Она покачала головой:
– Нет. Я, собственно, этого как раз хочу. Но не ради денег, так будет не правильно.
– А как будет правильно?
– Ты стоишь на месте, – пояснила она. – Полгода назад ты словно застыл без движения, заглохший мотор. Может, это тебя снова заведет.
Я поднялся из‑за стола и, пройдя через черный ход, вышел на крыльцо. От удлиненных вечерних теней вырытая яма снова стала похожей на могилу. У меня там были нагромождены кучи кирпичей, прикрытых брезентом, возвышающиеся словно уродливые грибы. Вот чем бы я хотел заниматься – работать руками и плечами, думать о лопатах выкопанной земли, проверять глубину ямы, следить за уровнем стены, чтобы очистить сознание, думать вплотную лишь о подробностях, касающихся строительства стены, чтобы в мыслях не осталось места ни для чего другого.
Значит, ради денег. И чтобы вселить в Кейт надежду.
Я вернулся на кухню.
– Мне надо собрать кое‑какую одежду, – просто сказал я. – Не знаю, сколько мне придется пробыть в Аллентауне.
Глава 6
Аллентаун расположен приблизительно в девяноста милях к западу от Нью‑Йорка. Мы вернулись в Манхэттен, захватили Роджера Керригана, наблюдателя от корпорации, на углу Третьей авеню и Тридцать четвертой улицы и час двадцать минут спустя, не доезжая Аллентауна, съехав с шоссе 22, остановились на посыпанной гравием площадке перед мотелем “У дороги”.
Керриган сначала попытался завязать светскую беседу о бейсболе, о кино и прочем – в поисках темы, которая могла бы заинтересовать меня. Однако ни желания разговаривать, ни простой вежливости не было и в помине с моей стороны, так что через некоторое время он умолк, и мы в молчании продолжали нестись на запад каждый в своем углу лимузина.
Мотель “У дороги” был явно дешевым, но построенным недавно, так что мишура и позолота еще не успели поблекнуть и, казалось, вполне заменяли добротное качество. По дороге мы проезжали мимо подобных отельчиков более ранней постройки, и они наглядно демонстрировали, как они будут выглядеть, когда обветшают, а пока мотель “У дороги” красовался показным блеском, и остановившийся перед ним лимузин вовсе не выглядел нелепо.

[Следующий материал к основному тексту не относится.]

+          } else {
+            mbar_arrive_expect_tx(&full_bar[s], kTsStageBytes);
+            tma_load_2d_addr(a_dst, &tmA, &full_bar[s], kb * kTsBK, m0);
+            tma_load_2d_addr(a_dst + kTsABytes, &tmB, &full_bar[s], kb * kTsBK, nb0);
+          }
         }
         DBG_TS(0, (int)(it / (uint32_t)nkb) - 1);
       }
+      if (CG == 2) {
+        for (uint32_t j = it > ns ? it - ns : 0u; j < it; ++j) mbar_wait(&empty_bar[j % ns], (j / ns) & 1);
+      }
     }
   } else if (warp == 1) {
-    if (elect_one()) {
-      const uint32_t idesc = make_idesc_bf16(kTsBM, kTsBN, 0, 0);
+    if (rank == 0 && elect_one()) {
+      const uint32_t idesc = make_idesc_bf16(kTsBM * CG, kTsBN, 0, 0);
       uint32_t it = 0, t = 0;
       const uint32_t ns = (uint32_t)nst;
-      if (bstat) mbar_wait(&b_full, 0);
-      for (int tile = blockIdx.x; tile < n_tiles; tile += gridDim.x, ++t) {
+      for (int tile = tile0; tile < n_tiles; tile += tile_step, ++t) {
         const uint32_t buf = t & 1u;
         if (t >= 2) mbar_wait(&acc_empty[buf], ((t >> 1) - 1) & 1);
         tc_fence_after();
@@ -156,24 +167,29 @@
           const uint32_t s = it % ns;
           mbar_wait(&full_bar[s], (it / ns) & 1);
           tc_fence_after();
-          const uint32_t a_addr = ring_base + s * st_bytes;
-          const uint32_t b_addr = bstat ? smem_base + kb * kBBytes : a_addr + kABytes;
-#pragma unroll
-          for (int k = 0; k < kTsBK / 16; ++k)
-            umma_bf16(d_tmem, make_smem_desc(a_addr + k * 32, 16, 1024, 2), make_smem_desc(b_addr + k * 32, 16, 1024, 2),
-                      idesc, (kb > 0 || k > 0) ? 1u : 0u);
-          umma_commit(&empty_bar[s]);
+          const uint32_t a_addr = ring_base + s * kTsStageBytes;
+          const uint32_t b_addr = a_addr + kTsABytes;
+#pragma unroll
+          for (int k = 0; k < kTsBK / 16; ++k) {
+            const uint64_t da = make_smem_desc(a_addr + k * 32, 16, 1024, 2), db = make_smem_desc(b_addr + k * 32, 16, 1024, 2);
+            const uint32_t acc = (kb > 0 || k > 0) ? 1u : 0u;
+            if (CG == 2) umma_bf16_2cta(d_tmem, da, db, idesc, acc);
+            else umma_bf16(d_tmem, da, db, idesc, acc);
+          }
+          if (CG == 2) umma_commit_2cta_mc(&empty_bar[s], 0x3);
+          else umma_commit(&empty_bar[s]);
           if (kb == 0) DBG_TS(1, (int)t);
         }
-        umma_commit(&acc_full[buf]);
+        if (CG == 2) umma_commit_2cta_mc(&acc_full[buf], 0x3);
+        else umma_commit(&acc_full[buf]);
         DBG_TS(2, (int)t);
       }
     }
   } else if (warp == 2) {
     if (elect_one()) {
       uint32_t u = 0;
-      for (int tile = blockIdx.x; tile < n_tiles; tile += gridDim.x) {
-        const int m0 = (tile / tiles_n) * kTsBM, n0 = (tile % tiles_n) * kTsBN;
+      for (int tile = tile0; tile < n_tiles; tile += tile_step) {
+        const int m0 = (tile / tiles_n) * (kTsBM * CG) + kTsBM * (int)rank, n0 = (tile % tiles_n) * kTsBN;
 #pragma unroll 1
         for (int hh = 0; hh < NU; ++hh, ++u) {
           const uint32_t sb = u & 1u;
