Plan make_plan(int64_t P, int co, int ci, int taps) {
    Plan pl;
    pl.bm = (co % 128 == 0) ? 128 : 64;
    pl.bn = (ci % 128 == 0) ? 128 : 64;
    const int64_t tiles = (int64_t)((co + pl.bm - 1) / pl.bm) * ((ci + pl.bn - 1) / pl.bn) * taps;
    const int64_t total_steps = (P + BKP - 1) / BKP;
    static const int target = [] { const char* v = getenv("AFAN_WGRAD_WGS"); return v ? atoi(v) : 512; }();
    int64_t S = target / tiles;
    static const int min_steps_env = [] { const char* v = getenv("AFAN_WGRAD_MINSTEPS"); return v ? atoi(v) : 0; }();
    const int min_steps = min_steps_env > 0 ? min_steps_env : (total_steps <= 40 ? 5 : 16);
    const int64_t max_s = total_steps / min_steps > 0 ? total_steps / min_steps : 1;
    if (S > max_s) S = max_s;
    if (S < 1) S = 1;
    static const int direct_on = [] { const char* v = getenv("AFAN_WGRAD_DIRECT"); return v ? atoi(v) : 0; }();
    if (direct_on && S == 2 && total_steps <= 64) S = 1;
    pl.steps = (int)((total_steps + S - 1) / S);
    pl.S = (int)((total_steps + pl.steps - 1) / pl.steps);
    return pl;
}

int build_problem(const void* x, const void* dy, int64_t n, const void* x2, const void* dy2, int64_t n2, float* grad, int64_t hi,
                  int64_t wi, int64_t ci, int64_t co, int k, int stride, int dilation, float* workspace, int accumulate,
                  WgradP& p, Plan& pl);

template <int BM, int BN>
int launch(const WgradP& p, int taps, hipStream_t st) {
    dim3 grid((unsigned)(((p.Co + BM - 1) / BM) * ((p.Ci + BN - 1) / BN)), (unsigned)taps, (unsigned)p.S);
    if (p.dn >= 0) wgrad_kernel<BM, BN, true><<<grid, THREADS, 0, st>>>(p);
    else wgrad_kernel<BM, BN, false><<<grid, THREADS, 0, st>>>(p);
    AFAN_LAUNCH_CHECK();
    AFAN_TRACE_LAUNCH("wgrad<%d,%d,inc%d>", BM, BN, p.dn >= 0 ? 1 : 0);
    return AFAN_OK;
}

}

extern "C" {

int64_t afan_conv_wgrad_workspace_floats(int64_t n, int64_t hi, int64_t wi, int64_t ci, int64_t co, int k, int stride) {
    if (ci == 3) return afan_stem::eligible(n, hi, wi, ci, co, k, stride) ? afan_stem::wgrad_workspace_floats(n, hi, wi, co) : 0;
    if (afan_wgrad_small::eligible(n, hi, wi, ci, co, k, stride)) return afan_wgrad_small::workspace_floats(n, hi, wi, ci, co, stride);
    if (n <= 0 || hi <= 0 || wi <= 0 || ci % 8 || co % 8 || ci < 40 || co < 40 || !(k == 1 || k == 3) || !(stride == 1 || stride == 2))
        return 0;
    const int pad = k / 2;
    const int64_t P = n * ((hi + 2 * pad - k) / stride + 1) * ((wi + 2 * pad - k) / stride + 1);
    const Plan pl = make_plan(P, (int)co, (int)ci, k * k);
    return (int64_t)pl.S * k * k * co * ci;
}

int afan_conv_wgrad_nhwc_bf16(const void* x, const void* dy, float* grad, int64_t n, int64_t hi, int64_t wi, int64_t ci,
                              int64_t co, int k, int stride, int dilation, float* workspace, int accumulate,
                              afan_stream_t stream) {
    return afan_conv_wgrad2_nhwc_bf16(x, dy, n, nullptr, nullptr, 0, grad, hi, wi, ci, co, k, stride, dilation, workspace,
                                      accumulate, stream);
}

int afan_conv_wgrad2_nhwc_bf16(const void* x, const void* dy, int64_t n, const void* x2, const void* dy2, int64_t n2,
                               float* grad, int64_t hi, int64_t wi, int64_t ci, int64_t co, int k, int stride, int dilation,
                               float* workspace, int accumulate, afan_stream_t stream) {
    if (n <= 0 || hi <= 0 || wi <= 0 || ci <= 0 || co <= 0 || n2 < 0) return AFAN_ESHAPE;
    AFAN_TRACE_PROBLEM(0, afan::trace::WGRAD, n + n2, hi, wi, ci, co, k, stride, dilation);
    if (dilation < 1 || (dilation > 1 && (k != 3 || stride != 1 || ci % 8 || co % 8 || ci < 40 || co < 40))) return AFAN_ESHAPE;
    if (n2 > 0 && ci == 3) return AFAN_ESHAPE;
    if (n2 > 0 && (!x2 || !dy2)) return AFAN_ENULL;
    if (ci == 3) {
        if (!afan_stem::eligible(n, hi, wi, ci, co, k, stride)) return AFAN_ESHAPE;
        if (!x || !dy || !grad || !workspace) return AFAN_ENULL;
        if (!aligned(dy, 16) || !aligned(grad, 4) || !aligned(workspace, 16)) return AFAN_EALIGN;
        hipStream_t st = (hipStream_t)stream;
        const double M = (double)n * hi * wi;
        AFAN_PROF_FLOPS("conv_stem_wgrad_kernel", 2.0 * (M * co + M * 3), 2.0 * M * co * 27, st);
        return afan_stem::wgrad_launch(x, dy, grad, n, hi, wi, co, workspace, accumulate, st);
    }
    if (dilation == 1 && afan_wgrad_small::eligible(n, hi, wi, ci, co, k, stride)) {
        if (!x || !dy || !grad || !workspace) return AFAN_ENULL;
        if (!aligned(x, 16) || !aligned(dy, 16) || !aligned(grad, 4) || !aligned(workspace, 16)) return AFAN_EALIGN;
        hipStream_t st = (hipStream_t)stream;
        const double P = (double)n * ((hi - 1) / stride + 1) * ((wi - 1) / stride + 1);
        AFAN_PROF_FLOPS("conv_wgrad_small_kernel", 2.0 * (P * co + (double)n * hi * wi * ci), 2.0 * P * co * ci * 9, st);
        if (n2 > 0 && (!aligned(x2, 16) || !aligned(dy2, 16))) return AFAN_EALIGN;
        return afan_wgrad_small::launch(x, dy, grad, n, hi, wi, ci, co, stride, workspace, accumulate, st, x2, dy2, n2);
    }
    WgradP p{};
    Plan pl;
    int e = build_problem(x, dy, n, x2, dy2, n2, grad, hi, wi, ci, co, k, stride, dilation, workspace, accumulate, p, pl);
    if (e) return e;
    const int taps = k * k;
    const int64_t P = (n + n2) * (int64_t)p.Ho * p.Wo;
    hipStream_t st = (hipStream_t)stream;
    int rc;
    {
        AFAN_PROF_FLOPS("conv_wgrad_kernel", 2.0 * (double)(P * co + n * hi * wi * ci) + 4.0 * pl.S * taps * co * ci,
                        2.0 * (double)P * co * ci * taps, st);
        if (pl.bm == 128) rc = pl.bn == 128 ? launch<128, 128>(p, taps, st) : launch<128, 64>(p, taps, st);
        else rc = pl.bn == 128 ? launch<64, 128>(p, taps, st) : launch<64, 64>(p, taps, st);
    }
    if (rc || p.direct) return rc;
    const int64_t per = (int64_t)taps * co * ci;
    AFAN_PROF("conv_wgrad_reduce_kernel", 4.0 * per * (pl.S + 1 + (accumulate ? 1 : 0)), st);
    wgrad_reduce_kernel<<<grid_for(per / 4, THREADS, 1024), THREADS, 0, st>>>(workspace, grad, pl.S, taps, (int)co, (int)ci,
                                                                              accumulate);
    AFAN_LAUNCH_CHECK();
    return AFAN_OK;
}

}

namespace {
int build_problem(const void* x, const void* dy, int64_t n, const void* x2, const void* dy2, int64_t n2, float* grad, int64_t hi,
                  int64_t wi, int64_t ci, int64_t co, int k, int stride, int dilation, float* workspace, int accumulate,
                  WgradP& p, Plan& pl) {
    if (ci % 8 || co % 8 || ci < 40 || co < 40 || !(k == 1 || k == 3) || !(stride == 1 || stride == 2)) return AFAN_ESHAPE;
    if (!x || !dy || !grad || !workspace) return AFAN_ENULL;
    if (!aligned(x, 16) || !aligned(dy, 16) || !aligned(grad, 16) || !aligned(workspace, 16)) return AFAN_EALIGN;
    const int pad = dilation * (k / 2);
    const int64_t ho = (hi + 2 * (k / 2) - k) / stride + 1, wo = (wi + 2 * (k / 2) - k) / stride + 1;
    const int64_t P1 = n * ho * wo, P = (n + n2) * ho * wo;
    if (P * co * 2 > 0x7fffffffLL || (n + n2) * hi * wi * ci * 2 > 0x7fffffffLL) return AFAN_ESHAPE;
    if (n2 > 0 && (P1 % BKP != 0 || !aligned(x2, 16) || !aligned(dy2, 16))) return n2 > 0 && P1 % BKP != 0 ? AFAN_ESHAPE : AFAN_EALIGN;
    const int taps = k * k;
    pl = make_plan(P, (int)co, (int)ci, taps);
    p.x = (const uint16_t*)x; p.dy = (const uint16_t*)dy; p.slab = workspace;
    p.N = (int)n; p.Hi = (int)hi; p.Wi = (int)wi; p.Ci = (int)ci; p.Ho = (int)ho; p.Wo = (int)wo; p.Co = (int)co;
    p.k = k; p.stride = stride; p.pad = pad; p.dil = dilation; p.S = pl.S; p.steps_per_slice = pl.steps; p.P = (uint32_t)P;
    p.x2 = (const uint16_t*)x2; p.dy2 = (const uint16_t*)dy2; p.P1 = (uint32_t)P1; p.N2 = (int)n2;
    p.N1 = (int)n;
    {
        static const bool remap_on = [] { const char* v = getenv("AFAN_WGRAD_XCD"); return !v || atoi(v) != 0; }();
        p.xcd_remap = remap_on ? 1 : 0;
    }
    p.dn = -1; p.dho = 0;
    {
        static const bool inc_on = [] { const char* v = getenv("AFAN_WGRAD_INC"); return !v || atoi(v) != 0; }();
        if (inc_on && BKP % wo == 0) {
            const int64_t hw = ho * wo;
            p.dn = (int)(BKP / hw);
            p.dho = (int)((BKP % hw) / wo);
        }
    }
    p.dWo = make_fastdiv((uint32_t)wo); p.dHo = make_fastdiv((uint32_t)ho);
    {
        static const int direct_on = [] { const char* v = getenv("AFAN_WGRAD_DIRECT"); return v ? atoi(v) : 0; }();
        p.direct = (direct_on && pl.S == 1) ? grad : nullptr;
        p.accumulate = accumulate;
    }
    return AFAN_OK;
}
}

extern "C" {

int afan_conv_wgrad_plan(int64_t n, int64_t hi, int64_t wi, int64_t ci, int64_t co, int k, int stride) {
    if (ci == 3 || afan_wgrad_small::eligible(n, hi, wi, ci, co, k, stride)) return 0;
    if (n <= 0 || hi <= 0 || wi <= 0 || ci % 8 || co % 8 || ci < 40 || co < 40 || !(k == 1 || k == 3) || !(stride == 1 || stride == 2))
        return 0;
    const int64_t ho = (hi + 2 * (k / 2) - k) / stride + 1, wo = (wi + 2 * (k / 2) - k) / stride + 1;
    const Plan pl = make_plan(n * ho * wo, (int)co, (int)ci, k * k);
    static const bool inc_on = [] { const char* v = getenv("AFAN_WGRAD_INC"); return !v || atoi(v) != 0; }();
    const int inc = (inc_on && BKP % wo == 0) ? 1 : 0;
    return pl.bm | (pl.bn << 8) | (inc << 16) | (1 << 17);
}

Владелец мотеля, которого мы застали за конторкой дежурного клерка, оказался приземистым, полным, беспокойным мужчиной с густыми усами и проглядывающей лысиной. Этот человек, насколько я мог судить, в прошлом не раз терпел неудачи в предприятиях малого бизнеса и которому в будущем, видимо, предстояло испытать то же самое. Его звали Уильям Макнейл. Он нас ждал. Когда Керриган представился, Макнейл немедленно встал, снял ключ со стенда и вышел из‑за конторки со словами:
– Я покажу вам, где она.
Мы последовали за ним и снова очутились перед мотелем.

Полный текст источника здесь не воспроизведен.